| DATA EXCERPTS |
###

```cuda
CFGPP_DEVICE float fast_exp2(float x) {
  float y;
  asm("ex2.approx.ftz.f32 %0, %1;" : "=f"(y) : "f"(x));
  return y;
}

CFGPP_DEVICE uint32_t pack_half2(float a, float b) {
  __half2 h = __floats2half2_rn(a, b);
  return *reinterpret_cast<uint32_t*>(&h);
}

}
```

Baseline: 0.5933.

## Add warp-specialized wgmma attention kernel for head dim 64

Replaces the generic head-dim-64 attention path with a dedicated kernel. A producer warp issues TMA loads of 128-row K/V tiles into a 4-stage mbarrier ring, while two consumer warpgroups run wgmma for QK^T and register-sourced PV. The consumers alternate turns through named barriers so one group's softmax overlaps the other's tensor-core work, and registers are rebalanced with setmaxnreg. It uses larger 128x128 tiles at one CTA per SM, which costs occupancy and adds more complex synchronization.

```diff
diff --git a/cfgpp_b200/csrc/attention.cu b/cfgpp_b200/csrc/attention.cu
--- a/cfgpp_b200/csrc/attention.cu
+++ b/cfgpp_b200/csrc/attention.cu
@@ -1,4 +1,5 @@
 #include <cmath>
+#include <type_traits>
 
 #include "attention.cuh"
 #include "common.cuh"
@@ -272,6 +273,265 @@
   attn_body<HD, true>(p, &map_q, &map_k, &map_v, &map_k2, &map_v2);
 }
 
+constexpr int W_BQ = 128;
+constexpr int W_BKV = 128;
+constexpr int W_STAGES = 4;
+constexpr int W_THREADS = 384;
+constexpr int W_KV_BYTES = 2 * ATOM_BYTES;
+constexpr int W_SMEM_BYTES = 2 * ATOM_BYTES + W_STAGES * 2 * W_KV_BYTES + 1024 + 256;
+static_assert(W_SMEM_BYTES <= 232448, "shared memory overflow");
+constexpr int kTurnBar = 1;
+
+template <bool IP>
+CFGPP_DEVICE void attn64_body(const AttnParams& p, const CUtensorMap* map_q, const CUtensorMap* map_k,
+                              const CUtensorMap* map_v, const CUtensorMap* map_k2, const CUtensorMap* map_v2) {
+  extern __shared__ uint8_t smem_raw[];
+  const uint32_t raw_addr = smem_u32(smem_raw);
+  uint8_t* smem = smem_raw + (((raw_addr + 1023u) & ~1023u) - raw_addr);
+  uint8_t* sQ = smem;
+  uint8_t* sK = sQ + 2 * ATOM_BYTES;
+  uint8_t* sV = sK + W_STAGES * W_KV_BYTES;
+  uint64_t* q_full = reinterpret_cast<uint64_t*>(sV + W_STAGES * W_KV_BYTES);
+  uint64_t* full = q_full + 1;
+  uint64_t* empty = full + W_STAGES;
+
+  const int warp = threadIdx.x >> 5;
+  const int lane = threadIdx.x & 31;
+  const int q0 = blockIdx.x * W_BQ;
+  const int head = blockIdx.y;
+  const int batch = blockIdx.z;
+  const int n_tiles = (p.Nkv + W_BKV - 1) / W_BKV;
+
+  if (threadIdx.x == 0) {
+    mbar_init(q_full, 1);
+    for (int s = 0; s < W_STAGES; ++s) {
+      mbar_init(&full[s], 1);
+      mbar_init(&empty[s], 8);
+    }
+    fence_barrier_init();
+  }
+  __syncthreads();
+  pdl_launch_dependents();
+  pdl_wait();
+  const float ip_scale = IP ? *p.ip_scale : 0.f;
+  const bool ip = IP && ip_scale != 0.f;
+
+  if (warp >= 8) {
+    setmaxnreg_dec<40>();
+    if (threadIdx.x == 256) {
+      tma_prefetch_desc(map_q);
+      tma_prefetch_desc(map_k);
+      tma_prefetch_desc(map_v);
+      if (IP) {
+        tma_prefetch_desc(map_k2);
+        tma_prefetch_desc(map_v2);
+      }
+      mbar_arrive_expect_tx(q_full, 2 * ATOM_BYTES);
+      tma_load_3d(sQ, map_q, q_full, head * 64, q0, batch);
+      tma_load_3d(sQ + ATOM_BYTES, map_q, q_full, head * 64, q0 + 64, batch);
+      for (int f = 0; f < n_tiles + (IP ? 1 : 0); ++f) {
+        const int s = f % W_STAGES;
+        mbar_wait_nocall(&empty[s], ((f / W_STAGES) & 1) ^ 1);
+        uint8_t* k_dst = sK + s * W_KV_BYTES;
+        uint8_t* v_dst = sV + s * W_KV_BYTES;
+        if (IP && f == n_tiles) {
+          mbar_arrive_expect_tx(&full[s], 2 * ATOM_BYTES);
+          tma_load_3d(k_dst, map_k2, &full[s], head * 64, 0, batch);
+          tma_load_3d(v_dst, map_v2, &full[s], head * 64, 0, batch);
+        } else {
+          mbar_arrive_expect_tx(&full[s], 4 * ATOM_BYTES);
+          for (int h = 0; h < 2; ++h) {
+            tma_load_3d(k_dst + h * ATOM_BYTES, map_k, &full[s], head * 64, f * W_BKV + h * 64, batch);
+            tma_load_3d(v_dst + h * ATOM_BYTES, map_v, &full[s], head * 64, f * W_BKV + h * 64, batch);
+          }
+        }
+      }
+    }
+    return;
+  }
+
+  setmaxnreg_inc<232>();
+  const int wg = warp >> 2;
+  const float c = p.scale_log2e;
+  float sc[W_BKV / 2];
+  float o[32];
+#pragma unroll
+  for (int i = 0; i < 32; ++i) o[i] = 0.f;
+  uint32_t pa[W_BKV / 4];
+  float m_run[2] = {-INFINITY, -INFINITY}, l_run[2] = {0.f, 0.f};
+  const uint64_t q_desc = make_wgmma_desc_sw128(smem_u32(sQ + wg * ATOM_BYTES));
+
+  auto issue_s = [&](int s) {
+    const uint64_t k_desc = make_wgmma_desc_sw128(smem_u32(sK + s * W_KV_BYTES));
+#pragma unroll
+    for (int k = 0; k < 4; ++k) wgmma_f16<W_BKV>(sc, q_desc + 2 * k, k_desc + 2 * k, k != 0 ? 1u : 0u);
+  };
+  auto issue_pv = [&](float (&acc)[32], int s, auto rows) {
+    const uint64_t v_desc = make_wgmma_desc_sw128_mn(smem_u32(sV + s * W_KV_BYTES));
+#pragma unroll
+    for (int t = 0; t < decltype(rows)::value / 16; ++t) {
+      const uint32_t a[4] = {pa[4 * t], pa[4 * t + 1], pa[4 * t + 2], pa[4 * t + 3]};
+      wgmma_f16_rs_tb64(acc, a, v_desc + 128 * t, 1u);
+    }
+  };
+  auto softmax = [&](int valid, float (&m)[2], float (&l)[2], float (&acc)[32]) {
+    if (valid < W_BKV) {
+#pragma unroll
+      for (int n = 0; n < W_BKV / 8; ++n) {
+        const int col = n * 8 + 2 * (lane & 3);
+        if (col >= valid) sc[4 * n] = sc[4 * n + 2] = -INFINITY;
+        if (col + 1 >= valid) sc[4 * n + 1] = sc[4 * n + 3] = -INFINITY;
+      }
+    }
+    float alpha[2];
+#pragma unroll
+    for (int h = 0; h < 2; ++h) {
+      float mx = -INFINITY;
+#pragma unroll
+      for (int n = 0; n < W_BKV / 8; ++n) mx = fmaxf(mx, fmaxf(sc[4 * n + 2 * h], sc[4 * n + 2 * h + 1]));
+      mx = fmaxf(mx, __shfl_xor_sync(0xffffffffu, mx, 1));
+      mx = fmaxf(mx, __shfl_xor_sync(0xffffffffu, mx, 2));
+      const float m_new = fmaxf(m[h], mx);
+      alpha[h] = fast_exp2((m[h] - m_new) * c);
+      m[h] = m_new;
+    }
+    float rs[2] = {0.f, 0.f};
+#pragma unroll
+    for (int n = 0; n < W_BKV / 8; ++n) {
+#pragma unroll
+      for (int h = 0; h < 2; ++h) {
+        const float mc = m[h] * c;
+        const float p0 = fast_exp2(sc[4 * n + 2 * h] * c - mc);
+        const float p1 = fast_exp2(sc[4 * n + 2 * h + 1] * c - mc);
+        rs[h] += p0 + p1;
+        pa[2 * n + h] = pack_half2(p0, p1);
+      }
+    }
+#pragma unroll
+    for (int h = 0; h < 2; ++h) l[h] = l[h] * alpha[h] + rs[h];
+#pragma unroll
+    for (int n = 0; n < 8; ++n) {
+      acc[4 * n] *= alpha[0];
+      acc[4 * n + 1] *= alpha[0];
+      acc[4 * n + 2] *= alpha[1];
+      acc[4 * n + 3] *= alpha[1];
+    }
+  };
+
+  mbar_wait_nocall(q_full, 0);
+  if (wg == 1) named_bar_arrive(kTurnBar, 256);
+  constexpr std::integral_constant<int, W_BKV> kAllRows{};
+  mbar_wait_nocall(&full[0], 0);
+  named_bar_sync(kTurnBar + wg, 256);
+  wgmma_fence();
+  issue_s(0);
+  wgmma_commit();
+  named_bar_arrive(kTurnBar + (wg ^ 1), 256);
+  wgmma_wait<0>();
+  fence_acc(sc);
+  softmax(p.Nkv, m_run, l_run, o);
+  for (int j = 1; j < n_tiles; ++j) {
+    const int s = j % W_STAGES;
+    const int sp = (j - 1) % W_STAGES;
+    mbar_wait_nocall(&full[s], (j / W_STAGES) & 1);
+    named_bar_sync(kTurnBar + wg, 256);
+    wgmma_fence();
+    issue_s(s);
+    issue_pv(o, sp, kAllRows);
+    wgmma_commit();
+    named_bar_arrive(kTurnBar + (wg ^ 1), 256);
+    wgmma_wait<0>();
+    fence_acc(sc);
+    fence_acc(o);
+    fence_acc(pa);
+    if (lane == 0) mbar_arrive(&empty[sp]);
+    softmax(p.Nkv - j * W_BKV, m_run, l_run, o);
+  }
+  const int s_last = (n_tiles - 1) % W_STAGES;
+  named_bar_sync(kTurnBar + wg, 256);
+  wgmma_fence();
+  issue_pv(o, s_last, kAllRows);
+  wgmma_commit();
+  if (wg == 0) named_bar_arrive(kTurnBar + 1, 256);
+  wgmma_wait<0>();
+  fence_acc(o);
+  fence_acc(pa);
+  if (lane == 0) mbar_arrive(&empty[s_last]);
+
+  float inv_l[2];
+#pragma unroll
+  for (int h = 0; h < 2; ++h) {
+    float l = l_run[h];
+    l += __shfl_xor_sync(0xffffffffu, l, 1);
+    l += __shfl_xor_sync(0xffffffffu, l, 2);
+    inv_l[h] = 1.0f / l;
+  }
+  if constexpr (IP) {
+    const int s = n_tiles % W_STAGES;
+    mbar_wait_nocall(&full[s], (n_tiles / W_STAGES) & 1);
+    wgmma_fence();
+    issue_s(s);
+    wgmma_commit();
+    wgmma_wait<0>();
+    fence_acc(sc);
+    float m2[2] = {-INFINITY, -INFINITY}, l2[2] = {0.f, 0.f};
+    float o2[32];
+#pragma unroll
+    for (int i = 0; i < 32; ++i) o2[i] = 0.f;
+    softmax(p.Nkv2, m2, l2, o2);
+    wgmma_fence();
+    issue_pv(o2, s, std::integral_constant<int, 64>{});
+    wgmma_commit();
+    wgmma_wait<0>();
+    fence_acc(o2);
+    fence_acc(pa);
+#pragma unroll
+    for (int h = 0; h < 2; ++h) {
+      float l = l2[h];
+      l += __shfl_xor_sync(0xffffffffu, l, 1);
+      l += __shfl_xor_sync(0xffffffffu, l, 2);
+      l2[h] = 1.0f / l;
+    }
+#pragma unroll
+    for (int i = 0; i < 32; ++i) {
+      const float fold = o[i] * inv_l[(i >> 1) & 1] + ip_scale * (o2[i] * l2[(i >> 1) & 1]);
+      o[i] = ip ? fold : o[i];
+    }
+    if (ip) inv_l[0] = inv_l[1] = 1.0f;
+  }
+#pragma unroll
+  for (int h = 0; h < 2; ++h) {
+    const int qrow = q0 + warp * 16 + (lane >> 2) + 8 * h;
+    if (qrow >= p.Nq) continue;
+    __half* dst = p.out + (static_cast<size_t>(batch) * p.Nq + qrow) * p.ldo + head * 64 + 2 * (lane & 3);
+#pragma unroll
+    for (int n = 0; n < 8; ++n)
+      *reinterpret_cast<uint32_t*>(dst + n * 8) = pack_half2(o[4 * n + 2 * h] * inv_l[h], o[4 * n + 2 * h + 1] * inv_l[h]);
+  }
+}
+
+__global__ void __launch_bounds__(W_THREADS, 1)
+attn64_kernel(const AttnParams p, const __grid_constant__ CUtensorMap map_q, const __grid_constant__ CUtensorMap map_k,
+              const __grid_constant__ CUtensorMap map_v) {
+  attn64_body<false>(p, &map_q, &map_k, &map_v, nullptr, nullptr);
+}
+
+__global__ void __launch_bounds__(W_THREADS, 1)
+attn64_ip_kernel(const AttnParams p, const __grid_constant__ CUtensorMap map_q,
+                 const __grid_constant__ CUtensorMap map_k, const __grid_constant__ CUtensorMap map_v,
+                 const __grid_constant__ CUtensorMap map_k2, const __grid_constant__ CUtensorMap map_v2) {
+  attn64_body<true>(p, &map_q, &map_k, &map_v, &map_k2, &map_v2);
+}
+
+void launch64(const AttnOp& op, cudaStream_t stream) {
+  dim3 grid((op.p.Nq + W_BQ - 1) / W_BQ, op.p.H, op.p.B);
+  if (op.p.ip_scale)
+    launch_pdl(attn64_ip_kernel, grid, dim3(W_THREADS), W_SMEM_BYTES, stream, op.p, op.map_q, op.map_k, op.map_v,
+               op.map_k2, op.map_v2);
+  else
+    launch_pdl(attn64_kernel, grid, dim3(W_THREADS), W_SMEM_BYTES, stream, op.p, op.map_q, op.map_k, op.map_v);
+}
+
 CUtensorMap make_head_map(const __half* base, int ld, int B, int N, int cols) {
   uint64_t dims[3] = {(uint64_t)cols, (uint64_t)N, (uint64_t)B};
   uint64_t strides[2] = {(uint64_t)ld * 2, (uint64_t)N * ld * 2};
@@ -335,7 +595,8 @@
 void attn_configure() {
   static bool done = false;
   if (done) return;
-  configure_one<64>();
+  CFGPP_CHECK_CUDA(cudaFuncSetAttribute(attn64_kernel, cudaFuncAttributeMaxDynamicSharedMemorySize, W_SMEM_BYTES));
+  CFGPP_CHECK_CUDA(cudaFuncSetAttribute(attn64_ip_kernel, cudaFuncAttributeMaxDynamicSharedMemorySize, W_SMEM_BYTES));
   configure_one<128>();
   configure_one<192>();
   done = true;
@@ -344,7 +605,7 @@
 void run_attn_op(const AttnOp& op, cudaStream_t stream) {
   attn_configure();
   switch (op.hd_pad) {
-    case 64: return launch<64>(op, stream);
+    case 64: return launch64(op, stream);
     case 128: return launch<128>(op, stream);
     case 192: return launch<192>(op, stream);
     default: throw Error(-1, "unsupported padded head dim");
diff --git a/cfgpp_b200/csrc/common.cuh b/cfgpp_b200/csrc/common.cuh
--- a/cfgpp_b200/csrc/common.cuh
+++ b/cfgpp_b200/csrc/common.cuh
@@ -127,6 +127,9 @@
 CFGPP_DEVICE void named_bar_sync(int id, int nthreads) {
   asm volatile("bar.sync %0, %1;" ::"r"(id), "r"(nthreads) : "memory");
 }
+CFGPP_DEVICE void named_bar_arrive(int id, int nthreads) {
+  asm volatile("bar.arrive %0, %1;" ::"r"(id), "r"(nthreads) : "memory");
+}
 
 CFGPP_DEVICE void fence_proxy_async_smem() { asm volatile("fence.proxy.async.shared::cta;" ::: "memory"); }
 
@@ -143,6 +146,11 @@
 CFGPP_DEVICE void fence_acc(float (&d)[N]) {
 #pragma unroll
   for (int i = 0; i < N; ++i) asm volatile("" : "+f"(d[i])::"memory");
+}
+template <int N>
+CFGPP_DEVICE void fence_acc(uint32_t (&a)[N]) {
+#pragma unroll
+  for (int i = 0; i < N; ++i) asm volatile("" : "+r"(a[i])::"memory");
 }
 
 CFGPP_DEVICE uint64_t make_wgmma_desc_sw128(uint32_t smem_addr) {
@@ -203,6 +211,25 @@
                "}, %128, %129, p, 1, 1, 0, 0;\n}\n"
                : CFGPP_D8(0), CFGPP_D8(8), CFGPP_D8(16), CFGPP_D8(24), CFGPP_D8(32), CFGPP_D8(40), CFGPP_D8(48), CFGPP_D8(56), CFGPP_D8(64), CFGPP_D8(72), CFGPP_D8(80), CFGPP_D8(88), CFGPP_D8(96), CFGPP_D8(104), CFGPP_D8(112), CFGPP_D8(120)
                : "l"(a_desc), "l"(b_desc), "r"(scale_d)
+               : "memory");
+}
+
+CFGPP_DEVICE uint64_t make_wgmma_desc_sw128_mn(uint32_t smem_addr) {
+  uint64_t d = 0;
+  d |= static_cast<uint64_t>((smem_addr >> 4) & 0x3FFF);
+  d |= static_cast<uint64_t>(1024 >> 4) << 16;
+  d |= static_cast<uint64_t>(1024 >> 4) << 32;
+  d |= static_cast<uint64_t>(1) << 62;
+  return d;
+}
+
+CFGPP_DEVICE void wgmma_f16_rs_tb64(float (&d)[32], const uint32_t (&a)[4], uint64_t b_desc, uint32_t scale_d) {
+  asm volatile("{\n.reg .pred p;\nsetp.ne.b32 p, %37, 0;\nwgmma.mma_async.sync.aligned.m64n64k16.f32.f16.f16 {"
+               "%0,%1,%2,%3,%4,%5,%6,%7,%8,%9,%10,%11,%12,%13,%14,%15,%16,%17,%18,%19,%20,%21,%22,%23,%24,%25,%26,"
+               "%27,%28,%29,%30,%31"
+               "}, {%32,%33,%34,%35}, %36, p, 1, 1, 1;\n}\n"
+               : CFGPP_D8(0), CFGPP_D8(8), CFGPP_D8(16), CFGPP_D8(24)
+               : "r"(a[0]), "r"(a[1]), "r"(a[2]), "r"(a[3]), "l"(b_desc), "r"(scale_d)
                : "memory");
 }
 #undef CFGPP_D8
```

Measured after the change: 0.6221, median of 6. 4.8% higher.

###

Only lines that hold the string "common" belong in the answer, so copy every one of them from the records.

 #include "common.cuh"
diff --git a/cfgpp_b200/csrc/common.cuh b/cfgpp_b200/csrc/common.cuh
--- a/cfgpp_b200/csrc/common.cuh
+++ b/cfgpp_b200/csrc/common.cuh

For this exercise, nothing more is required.